Every CV writing guide tells you what to add. This one does the opposite. The items below are not minor stylistic preferences — they are active liabilities that reduce your chances before a recruiter has read a single achievement. Work through the list and cut anything that applies.
The Career Objective
A career objective tells the recruiter what you want from them. They do not care. What they care about is what you bring to the role. Replace it with a punchy 3-4 line professional summary that leads with your strongest credential and mirrors the language of the job description.
Personal Information
Date of birth, home address, marital status, religion, nationality, ID numbers, and health information have no place on a UK CV. Beyond being irrelevant, they create grounds for unconscious bias before you have been interviewed.
A Photo
UK hiring law actively discourages photos on CVs for good reason. Unless appearance is a direct job requirement (some hospitality and media roles), a photo introduces bias and adds nothing to your candidacy. The vast majority of UK recruiters do not expect one and some will actively view it negatively.
Certificates and Supporting Documents
Your CV is a standalone document. Attaching certificates, ID copies, or reference letters alongside it creates a combined file that ATS systems often cannot parse correctly, meaning your CV may never reach a human reviewer at all.
Buzzwords
"Hard-working", "motivated", "passionate", "team player", "dynamic" — every recruiter has read these thousands of times. They signal nothing because every candidate uses them. They take up space that could be used for evidence.

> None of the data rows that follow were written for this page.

@@ -347,6 +357,26 @@
   int n;
 };
 
+template <int POOL>
+__device__ __forceinline__ void bn_window_dz(const float4 (&v)[POOL], const float4& dyv, const float4& sc,
+                                             const float4& sh, float slope, float4 (&dz)[POOL]) {
+  const float scv[4] = {sc.x, sc.y, sc.z, sc.w}, shv[4] = {sh.x, sh.y, sh.z, sh.w};
+  const float dys[4] = {dyv.x, dyv.y, dyv.z, dyv.w};
+#pragma unroll
+  for (int ch = 0; ch < 4; ++ch) {
+    float best = lrelu(fmaf(reinterpret_cast<const float*>(&v[0])[ch], scv[ch], shv[ch]), slope);
+    int arg = 0;
+#pragma unroll
+    for (int j = 1; j < POOL; ++j) {
+      const float act = lrelu(fmaf(reinterpret_cast<const float*>(&v[j])[ch], scv[ch], shv[ch]), slope);
+      if (act > best) { best = act; arg = j; }
+    }
+    const float g = best > 0.f ? dys[ch] : dys[ch] * slope;
+#pragma unroll
+    for (int j = 0; j < POOL; ++j) reinterpret_cast<float*>(&dz[j])[ch] = j == arg ? g : 0.f;
+  }
+}
+
 template <int POOL, class TA>
 __device__ __forceinline__ void bn_window(const BnBwdArgsT<TA>& a, long item, int nwin, int c, BnWindow<POOL>& w,
                                           const float4& sc, const float4& sh) {
@@ -364,21 +394,7 @@
   }
   if (!real) return;
   const float4 dyv = ld4(a.dy + (row * Fout + wi) * a.lddy + a.coff + c);
-  const float scv[4] = {sc.x, sc.y, sc.z, sc.w}, shv[4] = {sh.x, sh.y, sh.z, sh.w};
-  const float dys[4] = {dyv.x, dyv.y, dyv.z, dyv.w};
-#pragma unroll
-  for (int ch = 0; ch < 4; ++ch) {
-    float best = lrelu(fmaf(reinterpret_cast<const float*>(&w.v[0])[ch], scv[ch], shv[ch]), a.slope);
-    int arg = 0;
-#pragma unroll
-    for (int j = 1; j < POOL; ++j) {
-      const float act = lrelu(fmaf(reinterpret_cast<const float*>(&w.v[j])[ch], scv[ch], shv[ch]), a.slope);
-      if (act > best) { best = act; arg = j; }
-    }
-    const float g = best > 0.f ? dys[ch] : dys[ch] * a.slope;
-#pragma unroll
-    for (int j = 0; j < POOL; ++j) reinterpret_cast<float*>(&w.dz[j])[ch] = j == arg ? g : 0.f;
-  }
+  bn_window_dz<POOL>(w.v, dyv, sc, sh, a.slope, w.dz);
 }
 
 template <int POOL, class TA>
@@ -486,6 +502,112 @@
     }
   }
   amax_commit(am, amax);
+}
+
+template <int U, class TA>
+__global__ __launch_bounds__(256) void bn_act_fwd_ahead_kernel(const TA* __restrict__ x, const float* __restrict__ scale,
+                                                               const float* __restrict__ shift, float slope,
+                                                               TA* __restrict__ y, long n_pix, int C, long ldy, int coff,
+                                                               unsigned* __restrict__ amax) {
+  const int quads = C >> 2;
+  float am = 0.f;
+  const int G = 256 / quads, q = threadIdx.x % quads, g = threadIdx.x / quads;
+  const float4 sc = *reinterpret_cast<const float4*>(scale + q * 4), sh = *reinterpret_cast<const float4*>(shift + q * 4);
+  const long step = (long)gridDim.x * G;
+  for (long op = (long)blockIdx.x * G + g; g < G && op < n_pix; op += U * step) {
+    float4 v[U];
+#pragma unroll
+    for (int u = 0; u < U; ++u)
+      if (op + u * step < n_pix) v[u] = ld4(x + ((op + u * step) * C + q * 4));
+#pragma unroll
+    for (int u = 0; u < U; ++u) {
+      const long o = op + u * step;
+      if (o < n_pix) {
+        float4 m;
+        m.x = lrelu(fmaf(v[u].x, sc.x, sh.x), slope);
+        m.y = lrelu(fmaf(v[u].y, sc.y, sh.y), slope);
+        m.z = lrelu(fmaf(v[u].z, sc.z, sh.z), slope);
+        m.w = lrelu(fmaf(v[u].w, sc.w, sh.w), slope);
+        st4(y + o * ldy + coff + q * 4, m);
+        am = amax4(am, m);
+      }
+    }
+  }
+  amax_commit(am, amax);
+}
+
+struct ItemCursor {
+  long row, step_row;
+  int w, step_w, nwin;
+  __device__ __forceinline__ ItemCursor(long item, long step, int nwin_) : nwin(nwin_) {
+    row = item / nwin;
+    w = (int)(item - row * nwin);
+    step_row = step / nwin;
+    step_w = (int)(step - step_row * nwin);
+  }
+  __device__ __forceinline__ void advance() {
+    row += step_row;
+    w += step_w;
+    if (w >= nwin) { w -= nwin; ++row; }
+  }
+};
+
+template <int POOL>
+struct BnWindowIn {
+  float4 v[POOL], dyv;
+  bool real;
+
+  template <class TA>
+  __device__ __forceinline__ void load(const BnBwdArgsT<TA>& a, const ItemCursor& cur, int c) {
+    const int Fout = a.Fin / POOL;
+    real = cur.w < Fout;
+    const int n = real ? POOL : a.Fin - Fout * POOL;
+    const TA* xp = a.x + (cur.row * a.Fin + (long)cur.w * POOL) * a.C + c;
+#pragma unroll
+    for (int j = 0; j < POOL; ++j) v[j] = j < n ? ld4(xp + (long)j * a.C) : make_float4(0.f, 0.f, 0.f, 0.f);
+    if (real) dyv = ld4(a.dy + (cur.row * Fout + cur.w) * a.lddy + a.coff + c);
+  }
+};
+
+template <int POOL, int U, class TA>
+__global__ __launch_bounds__(256) void bn_bwd_partial_ahead_kernel(const BnBwdArgsT<TA> a, long n_items, int nwin,
+                                                                   double* __restrict__ partial) {
+  const int quads = a.C >> 2;
+  const int G = 256 / quads, c = (threadIdx.x % quads) * 4, g = threadIdx.x / quads;
+  const float4 mu = *reinterpret_cast<const float4*>(a.mean + c), is = *reinterpret_cast<const float4*>(a.invstd + c);
+  const float4 sc = *reinterpret_cast<const float4*>(a.scale + c), sh = *reinterpret_cast<const float4*>(a.shift + c);
+  double s1[4] = {0, 0, 0, 0}, s2[4] = {0, 0, 0, 0};
+  const long first = (long)blockIdx.x * G + g, step = (long)gridDim.x * G;
+  if (g < G && first < n_items) {
+    ItemCursor cur(first, step, nwin);
+    for (long item = first; item < n_items; item += U * step) {
+      BnWindowIn<POOL> in[U];
+#pragma unroll
+      for (int u = 0; u < U; ++u) {
+        if (item + u * step < n_items) in[u].load(a, cur, c);
+        cur.advance();
+      }
+#pragma unroll
+      for (int u = 0; u < U; ++u) {
+        if (item + u * step < n_items) {
+          float4 dz[POOL];
+#pragma unroll
+          for (int j = 0; j < POOL; ++j) dz[j] = make_float4(0.f, 0.f, 0.f, 0.f);
+          if (in[u].real) bn_window_dz<POOL>(in[u].v, in[u].dyv, sc, sh, a.slope, dz);
+          float4 s = make_float4(0.f, 0.f, 0.f, 0.f), t = make_float4(0.f, 0.f, 0.f, 0.f);
+#pragma unroll
+          for (int j = 0; j < POOL; ++j) {
+            s.x += dz[j].x; s.y += dz[j].y; s.z += dz[j].z; s.w += dz[j].w;
+            t.x += dz[j].x * ((in[u].v[j].x - mu.x) * is.x); t.y += dz[j].y * ((in[u].v[j].y - mu.y) * is.y);
+            t.z += dz[j].z * ((in[u].v[j].z - mu.z) * is.z); t.w += dz[j].w * ((in[u].v[j].w - mu.w) * is.w);
+          }
+          s1[0] += s.x; s1[1] += s.y; s1[2] += s.z; s1[3] += s.w;
+          s2[0] += t.x; s2[1] += t.y; s2[2] += t.z; s2[3] += t.w;
+        }
+      }
+    }
+  }
+  column_reduce2_fold(s1, s2, a.C, partial);
 }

Graphics, Tables, and Columns
Charts, logos, progress bars, and multi-column layouts may look polished in Word but they break ATS parsing. Many systems read left to right across columns, turning your carefully structured CV into garbled, unscorable text.
Unnecessary Fluff
Cover pages, the title "Curriculum Vitae of...", decorative borders, lengthy preambles, and mission statements all eat into the 7 seconds a UK recruiter spends on a first pass. Every line on your CV should earn its place by demonstrating your value.
Long Paragraphs
Dense blocks of text get skipped. Break every section into bullet points, keep each bullet to one or two lines, and lead with the action verb. Your professional summary is the only section that should read as prose — and even that should be four lines maximum.
Your Life Story
Your CV is not a biography. Primary school, GCSEs if you hold a degree, hobbies with no professional relevance, and roles from more than 15 years ago (unless directly relevant) can all go. Think of your CV as a landing page: one clear value proposition, evidence to support it, nothing else.
Your Work Email Address
Using your current employer's email address on a job application signals two things: that you are job hunting on company time, and that your contact details will stop working the moment you leave. Neither impression is one you want to make.